Task goal — Find the lines below holding the word "kBandBatch" and copy each of them.

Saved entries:

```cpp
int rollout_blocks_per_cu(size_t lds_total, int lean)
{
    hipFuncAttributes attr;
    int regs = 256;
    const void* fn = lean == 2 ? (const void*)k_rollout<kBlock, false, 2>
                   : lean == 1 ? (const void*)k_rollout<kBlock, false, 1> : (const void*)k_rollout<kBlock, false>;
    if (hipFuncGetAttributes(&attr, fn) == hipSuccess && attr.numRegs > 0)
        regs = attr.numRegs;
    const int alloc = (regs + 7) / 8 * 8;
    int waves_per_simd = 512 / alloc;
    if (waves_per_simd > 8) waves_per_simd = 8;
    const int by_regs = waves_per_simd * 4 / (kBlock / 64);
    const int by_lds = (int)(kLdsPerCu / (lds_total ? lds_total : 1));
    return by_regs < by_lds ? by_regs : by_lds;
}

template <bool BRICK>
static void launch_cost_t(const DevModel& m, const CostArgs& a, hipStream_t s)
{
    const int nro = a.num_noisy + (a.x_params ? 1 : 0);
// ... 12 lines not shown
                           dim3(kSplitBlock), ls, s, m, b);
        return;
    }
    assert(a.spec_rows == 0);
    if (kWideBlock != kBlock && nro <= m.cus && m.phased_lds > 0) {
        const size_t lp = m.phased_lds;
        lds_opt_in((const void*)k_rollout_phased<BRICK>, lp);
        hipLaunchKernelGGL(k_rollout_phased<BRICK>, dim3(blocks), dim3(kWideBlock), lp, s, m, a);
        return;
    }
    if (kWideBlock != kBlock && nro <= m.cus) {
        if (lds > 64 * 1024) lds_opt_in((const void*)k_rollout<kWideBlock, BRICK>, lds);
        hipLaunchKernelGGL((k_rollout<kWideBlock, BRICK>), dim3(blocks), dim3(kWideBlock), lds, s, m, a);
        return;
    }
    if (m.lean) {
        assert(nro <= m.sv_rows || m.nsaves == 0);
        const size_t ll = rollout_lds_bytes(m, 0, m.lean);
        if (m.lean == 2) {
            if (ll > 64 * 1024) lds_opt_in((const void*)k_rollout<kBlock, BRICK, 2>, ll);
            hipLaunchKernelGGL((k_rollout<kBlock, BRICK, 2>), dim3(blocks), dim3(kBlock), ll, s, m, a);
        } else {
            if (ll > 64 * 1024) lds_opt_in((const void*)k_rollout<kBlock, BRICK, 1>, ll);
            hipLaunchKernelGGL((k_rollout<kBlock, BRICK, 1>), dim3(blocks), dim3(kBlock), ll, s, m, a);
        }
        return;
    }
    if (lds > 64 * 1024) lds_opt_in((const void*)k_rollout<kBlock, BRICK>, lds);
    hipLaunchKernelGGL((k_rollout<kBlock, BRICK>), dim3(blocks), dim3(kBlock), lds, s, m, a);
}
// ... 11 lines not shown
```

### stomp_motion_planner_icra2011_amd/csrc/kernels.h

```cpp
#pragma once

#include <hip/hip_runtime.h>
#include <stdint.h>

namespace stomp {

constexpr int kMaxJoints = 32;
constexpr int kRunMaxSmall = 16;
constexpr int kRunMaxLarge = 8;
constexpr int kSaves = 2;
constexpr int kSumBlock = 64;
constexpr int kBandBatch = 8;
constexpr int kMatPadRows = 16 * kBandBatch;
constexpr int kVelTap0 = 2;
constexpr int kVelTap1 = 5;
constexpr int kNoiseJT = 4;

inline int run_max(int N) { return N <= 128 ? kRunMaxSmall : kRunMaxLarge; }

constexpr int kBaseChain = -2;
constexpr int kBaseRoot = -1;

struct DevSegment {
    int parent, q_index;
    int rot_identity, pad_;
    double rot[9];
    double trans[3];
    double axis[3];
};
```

Output of the task —
constexpr int kBandBatch = 8;
constexpr int kMatPadRows = 16 * kBandBatch;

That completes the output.